▶ **ASSIGNMENT**
Collect the lines of the entries where "MAXOP" shows up.

:: RECORD EXTRACTS

template <int NP, int KIND, int WP, int TD0 = 0, int TW = 0, int EA = emis_ahead(KIND)>
__device__ __forceinline__ void band_chain(const RecArgs& a, float* lds, int b, const BandDesc* __restrict__ d) {
  using C = RC<NP>;
  constexpr int NB = C::NBLK;
  constexpr bool FB = KIND != kVit;
  constexpr bool FUSE = KIND == kVit && kVitFused<NP>;
  const int l = threadIdx.x & 63;
  const int T = a.T, N = a.N;
  const int nblocks = (T + 15) / 16;
  constexpr int WW = TW > 0 ? TW : WP;
  int lo[NB];
  float wv[NB][WW], fl[NB];
#pragma unroll
  for (int j = 0; j < NB; ++j) {
    const int s = NB * l + j;
    lo[j] = KIND == kFbBeta ? d->rlo[s] : d->clo[s];
#pragma unroll
    for (int k = 0; k < WW; ++k) {
      if (TW > 0)
        wv[j][k] = KIND == kVit ? d->tL[s][k] : (KIND == kFbAlpha ? d->tD[s][k] : d->tR[s][k]);
      else
        wv[j][k] = KIND == kVit ? d->cL[s][k] : (KIND == kFbAlpha ? d->cD[s][k] : d->rD[s][k]);
    }
    fl[j] = KIND == kVit ? d->rfl[s] : d->afl[s];
  }
  const bool uafl = d->uafl != 0;
  const float afl0 = d->afl[0];
  auto erow = [&](int rho) { return lds + C::OFF_EMIS + (((rho >> 4) % 3) * 16 + (rho & 15)) * NP + NB * l; };
  auto ld = [&](const float* p, float(&v)[NB]) {
    if constexpr (NB == 1) v[0] = p[0];
    else if constexpr (NB == 2) { const float2 t = *reinterpret_cast<const float2*>(p); v[0] = t.x; v[1] = t.y; }
    else { const float4 t = *reinterpret_cast<const float4*>(p); v[0] = t.x; v[1] = t.y; v[2] = t.z; v[3] = t.w; }
  };
  auto pin_all = [&](float(&v)[NB]) {
    if constexpr (NB == 1) asm volatile("" : "+v"(v[0]));
    else if constexpr (NB == 2) asm volatile("" : "+v"(v[0]), "+v"(v[1]));
    else asm volatile("" : "+v"(v[0]), "+v"(v[1]), "+v"(v[2]), "+v"(v[3]));
  };
  auto st = [&](float* p, const float(&v)[NB]) {
    if constexpr (NB == 1) p[0] = v[0];
    else if constexpr (NB == 2) *reinterpret_cast<float2*>(p) = make_float2(v[0], v[1]);
    else *reinterpret_cast<float4*>(p) = make_float4(v[0], v[1], v[2], v[3]);
  };
  float y[NB];
  {
    float e0[NB];
    ld(erow(0), e0);
#pragma unroll
    for (int j = 0; j < NB; ++j) y[j] = rec_row0<NP, KIND>(a, b, NB * l + j, e0[j]);
  }
  float* ybuf = lds + C::OFF_PART;
  constexpr int EL = KIND == kFbBeta ? 1 : 0;
  float en[EA][NB];
  constexpr bool kSumFirst = NB == 4 || (NB == 2 && TW >= 2 && TD0 >= 0);
  float pp[NB], ee[NB];
  float gprev = -INFINITY;

  auto at = [&](const float(&v)[NB], int j, int dd) -> float {
    const int t = j + dd + 4 * NB;
    const int qq = t / NB - 4, jj = t % NB;
    const int x = __builtin_bit_cast(int, v[jj]);
    if (qq == 0) return v[jj];
    if (qq == -1) return __builtin_bit_cast(float, __builtin_amdgcn_update_dpp(0, x, 0x138, 0xF, 0xF, true));
    if (qq == 1) return __builtin_bit_cast(float, __builtin_amdgcn_update_dpp(0, x, 0x130, 0xF, 0xF, true));
    if (qq == -2) {
      const int t1 = __builtin_amdgcn_update_dpp(0, x, 0x138, 0xF, 0xF, true);
      return __builtin_bit_cast(float, __builtin_amdgcn_update_dpp(0, t1, 0x138, 0xF, 0xF, true));
    }
    const int t1 = __builtin_amdgcn_update_dpp(0, x, 0x130, 0xF, 0xF, true);
    return __builtin_bit_cast(float, __builtin_amdgcn_update_dpp(0, t1, 0x130, 0xF, 0xF, true));
  };

  auto step = [&](int q, int jj, bool no_read, auto UA, auto FP, auto RL, auto ES, auto PW, float* row, const float* enext,
                  float& blk, auto wlane) {
    constexpr bool FILLED = KIND != kFbAlpha;
    constexpr int RF = red_form(KIND);
    constexpr bool LW = TW == 0;
    constexpr bool WFILL = !(KIND == kFbAlpha && !decltype(UA)::value);
    constexpr int NWIN = NB * WW;
    constexpr bool SPLIT = FILLED && FB && !LW;
    constexpr int NSH = SPLIT ? win_shift_term(-1, NB, NWIN, TD0) : 0;
    constexpr int O_LD = 1, O_ST2 = O_LD + (LW ? NWIN : 0), O_EN = O_ST2 + (LW && KIND == kFbBeta ? 1 : 0);
    constexpr int O_T = O_EN + 1, O_SH = O_T + (SPLIT ? NB : 0), NU = O_T + (WFILL ? NWIN + NSH : 0);
    float eo[NB];
#pragma unroll
    for (int j = 0; j < NB; ++j) eo[j] = en[decltype(ES)::value][j];
    float acc[NB], src[NB], wl[NB][WW], tv[NB][WW], sh[5 * NB];
    float cs = 0.f, scale = 1.f;
    const float* wsrc = KIND == kFbBeta ? ybuf + ((q - 1) & 1) * NP : row;
    auto term = [&](int n) {
      const int j = LW ? n / WW : n % NB, k = LW ? n % WW : n / NB;
      float v;
      if constexpr (LW) v = wl[j][k];
      else v = (SPLIT && k > 0 && win_term_shifted(n, NB, TD0)) ? sh[win_term_src(n, NB, TD0) - 2 * NB] : at(src, j, TD0 + k);
      if (FB) {
        if (WFILL && k == 0) {
#pragma clang fp contract(off)
          acc[j] = v * wv[j][k];
        } else {
          acc[j] = fmaf(v, wv[j][k], acc[j]);
        }
      } else {
        tv[j][k] = v + wv[j][k];
      }
    };
    auto shift = [&](int m) {
      const int n = win_shift_term(m, NB, NWIN, TD0);
      float& s = sh[win_term_src(n, NB, TD0) - 2 * NB];
      s = at(src, n % NB, TD0 + n / NB);
      fill_pin(s);
    };
    auto unit = [&](auto I) {
      constexpr int i = decltype(I)::value;
      if constexpr (i == 0) {
        if (LW && KIND == kFbBeta) st(ybuf + ((q - 1) & 1) * NP + NB * l, src);
        else st(row + NB * l, y);
      } else if constexpr (i < O_ST2) {
        wl[(i - O_LD) / WW][(i - O_LD) % WW] = wsrc[lo[(i - O_LD) / WW] + (i - O_LD) % WW];
      } else if constexpr (i < O_EN) {
        st(row + NB * l, y);
      } else if constexpr (i == O_EN) {
        if constexpr (!(kAbl & abl::kBandEmisReg)) {
          if (!no_read) ld(enext, en[decltype(ES)::value]);
        }
      } else if constexpr (i < O_SH) {
        term(i - O_T);
      } else if constexpr (i < O_SH + NSH) {
        shift(i - O_SH);
      } else {
        term(i - O_T - NSH);
      }
    };
    auto fill = [&](auto G) {
      static_for<fill_lo(decltype(G)::value, NU, RF), fill_lo(decltype(G)::value + 1, NU, RF)>(unit);
      if constexpr (decltype(PW)::value && decltype(G)::value == emis_wait_gap(RF) && !(kAbl & abl::kBandEmisReg))
        pin_all(en[EA - 1 - decltype(ES)::value]);
    };
    auto reduce = [&](auto MAXOP, float t) -> float {
      if constexpr (kAbl & abl::kBandNoReduce) {
        static_for<0, NU>(unit);
        return __builtin_bit_cast(float, __builtin_amdgcn_readfirstlane(__builtin_bit_cast(int, t)));
      } else if constexpr (!FILLED) {
        static_for<0, NU>(unit);
        return decltype(MAXOP)::value ? wave_max_bcast<RF>(t) : wave_sum_bcast<RF>(t);
      } else if constexpr (decltype(MAXOP)::value && (kAbl & abl::kBandReducePrev)) {
        const float r = wave_red_fill<true, RF>(gprev, fill);
        gprev = t;
        return r;
      } else {
        return wave_red_fill<decltype(MAXOP)::value, RF>(t, fill);
      }
    };
    if (KIND == kFbBeta) {
      prods<NB>(y, eo, src);
      const float t = prod_sum<NB, kSumFirst || decltype(RL)::value>(y, eo, src);
#pragma unroll
      for (int j = 0; j < NB; ++j) acc[j] = 0.f;
      cs = reduce(std::false_type{}, t);
    } else if (KIND == kFbAlpha) {
#pragma unroll
      for (int j = 0; j < NB; ++j) src[j] = y[j];
      float t;
      if constexpr (decltype(FP)::value) t = prod_sum<NB, kSumFirst>(pp, ee, y);
      else t = plain_sum<NB>(y);
      if constexpr (decltype(UA)::value) {
#pragma unroll
        for (int j = 0; j < NB; ++j) acc[j] = 0.f;
        cs = reduce(std::false_type{}, t);
      } else {
        float tw = 0.f;
#pragma unroll
        for (int j = 0; j < NB; ++j) tw = fmaf(y[j], fl[j], tw);
        cs = reduce(std::false_type{}, t);
        tw = wave_sum_bcast<RF>(tw);
#pragma unroll
        for (int j = 0; j < NB; ++j) acc[j] = tw;
      }
    } else {
      float g = -INFINITY;
#pragma unroll
      for (int j = 0; j < NB; ++j) { src[j] = y[j]; g = fmaxf(g, y[j] + fl[j]); }
      const float M = reduce(std::true_type{}, g);
      if constexpr (FUSE) wlane(blk, M);
#pragma unroll
      for (int j = 0; j < NB; ++j) acc[j] = M;
    }
    if (FB) {
      scale = __builtin_amdgcn_rcpf(cs);
      wlane(blk, cs);
    }
    if constexpr (!WFILL) {
      static_for<0, NWIN>([&](auto I) { term(decltype(I)::value); });
    } else if constexpr (!FB) {
#pragma unroll
      for (int n = 0; n < NWIN; ++n) {
        const int j = LW ? n / WW : n % NB, k = LW ? n % WW : n / NB;
        acc[j] = fmaxf(acc[j], tv[j][k]);
      }
    }
    if constexpr (KIND == kFbAlpha) {
#pragma unroll
      for (int j = 0; j < NB; ++j) {
        if constexpr (decltype(UA)::value) { pp[j] = fmaf(acc[j], scale, afl0); ee[j] = eo[j]; }
        else { pp[j] = acc[j]; ee[j] = scale * eo[j]; }
      }
      prods<NB>(pp, ee, y);
    }
#pragma unroll
    for (int j = 0; j < NB; ++j) {
      if (KIND == kFbAlpha) continue;
      if (KIND == kFbBeta) {
        y[j] = fmaf(acc[j], scale, fl[j]);
      } else {
        y[j] = acc[j] + eo[j];
      }
    }
  };

  unsigned long long st_bar = 0, st_t0 = 0;
  long long rt0 = 0;
  if (kStamp) { st_t0 = stamp(); rt0 = __builtin_amdgcn_s_memrealtime(); }
  auto run_blocks = [&](auto UA) {
    for (int kb = 0; kb < nblocks; ++kb) {
      const int q0 = kb * 16 < 1 ? 1 : kb * 16;
      const int q1 = (kb + 1) * 16 < T ? (kb + 1) * 16 : T;
      if (q0 < q1) ld(erow(q0 - EL), en[0]);
      float* rbase = lds + C::OFF_RING + ((16 * kb) & (C::RING - 1)) * NP;
      float* rwrap = lds + C::OFF_RING + ((16 * kb - 1) & (C::RING - 1)) * NP;
      const float* ebase = lds + C::OFF_EMIS + ((kb % 3) * 16 + 1 - EL) * NP + NB * l;
      float blk = 0.f;
      if (q0 == kb * 16 && q1 == kb * 16 + 16) {
        static_for<1, EA>([&](auto K) { ld(ebase + (decltype(K)::value - 1) * NP, en[decltype(K)::value]); });
        static_for<0, 16>([&](auto JJ) {
          constexpr int jj = decltype(JJ)::value;
          step(kb * 16 + jj, jj, jj + EA > 15, UA, std::bool_constant<(jj > 0)>{}, std::bool_constant<(jj == 0)>{},
               std::integral_constant<int, jj % EA>{}, std::bool_constant<(EA == 2 && KIND != kFbAlpha && jj < 15)>{},
               jj == 0 ? rwrap : rbase + (jj - 1) * NP, ebase + (jj + EA - 1) * NP, blk,
               [](float& d, float v) { writelane_c<jj>(d, v); });
        });
        if constexpr (FB || FUSE) {
          if (l < 16) lds[C::OFF_SC + 64 * ((16 * kb + l - 1) & (C::RING - 1))] = blk;
        }
      } else {
        for (int q = q0; q < q1; ++q) {
          const int jj = q - kb * 16;
          float* sc = lds + C::OFF_SC + 64 * ((q - 1) & (C::RING - 1));
          step(q, jj, q + 1 == q1, UA, std::false_type{}, std::true_type{}, std::integral_constant<int, 0>{}, std::false_type{},
               jj == 0 ? rwrap : rbase + (jj - 1) * NP, ebase + jj * NP, blk,
               [sc](float&, float v) { *sc = v; });
        }
      }
      unsigned long long sb = 0;
      if (kStamp) sb = stamp();
      if (!(kAbl & abl::kBandNoBlockBarrier)) lds_barrier();
      if (kStamp) st_bar += stamp() - sb;
    }
  };
  if constexpr (KIND == kFbAlpha) {
    if (uafl) run_blocks(std::true_type{});
    else run_blocks(std::false_type{});
  } else {
    run_blocks(std::false_type{});
  }
  if (kStamp && l == 0) {
    const unsigned long long t1 = stamp();
    const long long rt1 = __builtin_amdgcn_s_memrealtime();
    unsigned long long* o8 = g_rec_stamps + ((size_t)blockIdx.x * 16 % kStampWaves) * 8;
    o8[0] = (unsigned long long)rt0; o8[1] = (unsigned long long)rt1; o8[3] = st_bar;
    o8[4] = T; o8[5] = t1 - st_t0; o8[6] = t1 - st_t0; o8[7] = (unsigned long long)(rt1 - rt0);
  }
  float* row = lds + C::OFF_RING + ((T - 1) & (C::RING - 1)) * NP;
  st(row + NB * l, y);
  if (KIND == kFbAlpha && a.loglik) {
    float t = 0.f;
#pragma unroll
    for (int j = 0; j < NB; ++j) t += y[j];
    rec_keep_c_last<NP>(lds, T, t);
  }
  lds_barrier();
}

::::

▶ **SOLUTION TO THE PROBLEM**
    auto reduce = [&](auto MAXOP, float t) -> float {
        return decltype(MAXOP)::value ? wave_max_bcast<RF>(t) : wave_sum_bcast<RF>(t);
      } else if constexpr (decltype(MAXOP)::value && (kAbl & abl::kBandReducePrev)) {
        return wave_red_fill<decltype(MAXOP)::value, RF>(t, fill);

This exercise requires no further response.